Your task:
Scan the data for "release" and copy the lines it appears in.
Top of Records shown
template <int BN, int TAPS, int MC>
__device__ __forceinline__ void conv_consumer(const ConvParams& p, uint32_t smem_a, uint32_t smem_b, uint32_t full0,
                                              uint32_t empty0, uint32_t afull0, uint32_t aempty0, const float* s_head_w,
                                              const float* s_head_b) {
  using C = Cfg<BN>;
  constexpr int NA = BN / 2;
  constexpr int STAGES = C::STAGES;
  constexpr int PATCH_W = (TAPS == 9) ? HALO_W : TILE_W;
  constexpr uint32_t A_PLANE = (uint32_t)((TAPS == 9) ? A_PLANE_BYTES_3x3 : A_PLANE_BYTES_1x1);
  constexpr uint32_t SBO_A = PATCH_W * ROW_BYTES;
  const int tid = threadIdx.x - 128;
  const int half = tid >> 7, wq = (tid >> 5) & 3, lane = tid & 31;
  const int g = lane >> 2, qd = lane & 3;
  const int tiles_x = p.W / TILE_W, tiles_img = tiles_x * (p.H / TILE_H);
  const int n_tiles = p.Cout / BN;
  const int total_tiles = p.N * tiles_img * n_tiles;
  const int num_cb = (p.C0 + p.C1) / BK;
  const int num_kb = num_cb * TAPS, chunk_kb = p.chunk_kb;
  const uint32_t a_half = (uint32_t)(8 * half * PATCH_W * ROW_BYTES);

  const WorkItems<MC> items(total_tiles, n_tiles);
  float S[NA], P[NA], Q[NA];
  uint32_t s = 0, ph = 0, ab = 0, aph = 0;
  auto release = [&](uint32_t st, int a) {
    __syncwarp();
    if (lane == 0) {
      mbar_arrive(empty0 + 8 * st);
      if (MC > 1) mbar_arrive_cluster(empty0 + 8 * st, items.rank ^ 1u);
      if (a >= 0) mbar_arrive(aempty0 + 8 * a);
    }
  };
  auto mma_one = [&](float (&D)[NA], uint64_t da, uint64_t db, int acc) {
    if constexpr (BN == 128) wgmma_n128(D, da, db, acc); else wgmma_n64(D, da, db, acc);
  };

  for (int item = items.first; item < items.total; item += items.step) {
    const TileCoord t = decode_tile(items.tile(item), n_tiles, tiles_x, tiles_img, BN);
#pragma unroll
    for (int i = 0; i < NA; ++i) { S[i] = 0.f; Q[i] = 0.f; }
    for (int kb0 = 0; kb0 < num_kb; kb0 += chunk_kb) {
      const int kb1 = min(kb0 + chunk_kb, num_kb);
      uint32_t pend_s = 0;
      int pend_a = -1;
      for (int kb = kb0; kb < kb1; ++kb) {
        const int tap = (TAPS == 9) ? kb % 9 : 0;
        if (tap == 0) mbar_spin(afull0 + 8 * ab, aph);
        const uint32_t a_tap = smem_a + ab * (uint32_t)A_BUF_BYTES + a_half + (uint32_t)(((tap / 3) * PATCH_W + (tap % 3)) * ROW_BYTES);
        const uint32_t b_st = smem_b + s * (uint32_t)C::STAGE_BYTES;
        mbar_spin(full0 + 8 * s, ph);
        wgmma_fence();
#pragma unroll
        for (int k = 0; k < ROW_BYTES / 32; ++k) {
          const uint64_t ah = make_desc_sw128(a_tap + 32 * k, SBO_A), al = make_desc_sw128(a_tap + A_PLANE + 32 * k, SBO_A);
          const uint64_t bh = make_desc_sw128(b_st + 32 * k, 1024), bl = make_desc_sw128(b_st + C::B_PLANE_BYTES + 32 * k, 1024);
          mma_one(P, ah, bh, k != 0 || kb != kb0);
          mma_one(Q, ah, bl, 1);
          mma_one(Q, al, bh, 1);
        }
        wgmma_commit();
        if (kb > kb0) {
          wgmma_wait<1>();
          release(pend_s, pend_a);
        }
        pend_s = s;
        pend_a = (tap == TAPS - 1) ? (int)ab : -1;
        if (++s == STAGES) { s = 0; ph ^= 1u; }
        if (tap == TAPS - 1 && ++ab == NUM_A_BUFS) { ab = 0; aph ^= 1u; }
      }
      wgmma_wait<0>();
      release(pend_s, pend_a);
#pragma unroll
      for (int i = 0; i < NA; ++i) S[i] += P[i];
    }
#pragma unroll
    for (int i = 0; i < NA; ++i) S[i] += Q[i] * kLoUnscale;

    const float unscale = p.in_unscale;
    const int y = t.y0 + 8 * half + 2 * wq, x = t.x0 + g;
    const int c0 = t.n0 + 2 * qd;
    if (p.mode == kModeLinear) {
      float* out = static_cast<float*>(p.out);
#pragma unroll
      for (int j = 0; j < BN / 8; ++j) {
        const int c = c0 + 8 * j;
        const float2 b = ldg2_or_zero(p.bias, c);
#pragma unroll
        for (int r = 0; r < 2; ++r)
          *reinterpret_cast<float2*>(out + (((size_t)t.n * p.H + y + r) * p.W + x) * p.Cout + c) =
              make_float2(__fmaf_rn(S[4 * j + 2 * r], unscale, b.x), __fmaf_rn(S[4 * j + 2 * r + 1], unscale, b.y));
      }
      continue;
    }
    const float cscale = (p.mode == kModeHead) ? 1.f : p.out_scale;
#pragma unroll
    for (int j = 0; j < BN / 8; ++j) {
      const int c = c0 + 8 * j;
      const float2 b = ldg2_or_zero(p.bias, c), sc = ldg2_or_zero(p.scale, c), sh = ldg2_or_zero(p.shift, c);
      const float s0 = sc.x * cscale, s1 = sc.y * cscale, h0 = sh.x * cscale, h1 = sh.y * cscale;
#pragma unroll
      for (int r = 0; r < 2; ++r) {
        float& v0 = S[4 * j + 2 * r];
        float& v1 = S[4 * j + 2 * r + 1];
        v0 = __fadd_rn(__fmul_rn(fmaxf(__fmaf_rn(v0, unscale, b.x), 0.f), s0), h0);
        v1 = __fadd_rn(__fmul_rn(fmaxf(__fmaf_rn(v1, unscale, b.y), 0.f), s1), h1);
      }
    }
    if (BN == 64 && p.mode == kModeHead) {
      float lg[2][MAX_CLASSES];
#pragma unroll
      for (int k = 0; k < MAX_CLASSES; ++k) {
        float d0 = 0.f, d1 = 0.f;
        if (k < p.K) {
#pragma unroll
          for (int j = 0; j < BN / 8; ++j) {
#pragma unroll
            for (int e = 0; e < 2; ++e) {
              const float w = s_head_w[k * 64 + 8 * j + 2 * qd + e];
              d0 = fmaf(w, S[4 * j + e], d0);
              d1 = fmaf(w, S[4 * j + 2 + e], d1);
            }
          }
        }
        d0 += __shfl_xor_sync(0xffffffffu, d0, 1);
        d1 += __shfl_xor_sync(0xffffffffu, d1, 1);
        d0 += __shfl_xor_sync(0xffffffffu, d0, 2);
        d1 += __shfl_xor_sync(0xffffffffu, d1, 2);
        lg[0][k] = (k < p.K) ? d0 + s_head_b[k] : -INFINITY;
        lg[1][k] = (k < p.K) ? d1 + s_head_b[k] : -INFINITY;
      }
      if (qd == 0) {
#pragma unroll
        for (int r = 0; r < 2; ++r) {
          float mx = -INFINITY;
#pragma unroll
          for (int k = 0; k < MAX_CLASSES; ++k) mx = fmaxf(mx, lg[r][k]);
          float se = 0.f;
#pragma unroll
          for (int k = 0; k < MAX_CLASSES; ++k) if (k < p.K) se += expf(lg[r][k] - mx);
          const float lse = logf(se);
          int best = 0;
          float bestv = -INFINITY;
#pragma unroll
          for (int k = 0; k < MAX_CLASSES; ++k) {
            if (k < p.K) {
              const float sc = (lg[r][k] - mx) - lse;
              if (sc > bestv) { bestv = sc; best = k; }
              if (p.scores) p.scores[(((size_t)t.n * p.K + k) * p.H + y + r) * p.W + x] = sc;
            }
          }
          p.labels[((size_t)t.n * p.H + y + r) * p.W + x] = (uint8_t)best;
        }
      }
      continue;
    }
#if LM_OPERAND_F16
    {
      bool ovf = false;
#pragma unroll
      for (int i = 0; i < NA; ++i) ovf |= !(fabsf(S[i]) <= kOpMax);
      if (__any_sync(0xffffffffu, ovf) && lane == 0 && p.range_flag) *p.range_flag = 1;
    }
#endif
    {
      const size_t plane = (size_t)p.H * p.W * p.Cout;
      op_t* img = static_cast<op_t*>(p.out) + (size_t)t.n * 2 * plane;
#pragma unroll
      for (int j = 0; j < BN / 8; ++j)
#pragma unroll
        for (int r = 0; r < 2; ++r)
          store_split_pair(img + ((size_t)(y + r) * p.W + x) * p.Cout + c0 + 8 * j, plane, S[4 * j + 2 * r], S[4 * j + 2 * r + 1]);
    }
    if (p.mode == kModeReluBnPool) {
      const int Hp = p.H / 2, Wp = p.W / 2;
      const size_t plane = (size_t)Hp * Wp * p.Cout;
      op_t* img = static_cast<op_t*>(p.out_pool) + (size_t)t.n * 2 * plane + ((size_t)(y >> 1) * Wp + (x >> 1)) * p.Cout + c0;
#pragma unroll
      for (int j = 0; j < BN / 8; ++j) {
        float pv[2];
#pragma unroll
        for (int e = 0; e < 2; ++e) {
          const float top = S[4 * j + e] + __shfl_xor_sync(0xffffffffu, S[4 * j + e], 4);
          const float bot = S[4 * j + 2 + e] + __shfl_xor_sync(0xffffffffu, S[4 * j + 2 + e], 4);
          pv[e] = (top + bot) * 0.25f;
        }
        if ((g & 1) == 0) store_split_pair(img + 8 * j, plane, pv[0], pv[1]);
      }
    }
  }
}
Bottom of Records shown
Your solution:
  auto release = [&](uint32_t st, int a) {
          release(pend_s, pend_a);
      release(pend_s, pend_a);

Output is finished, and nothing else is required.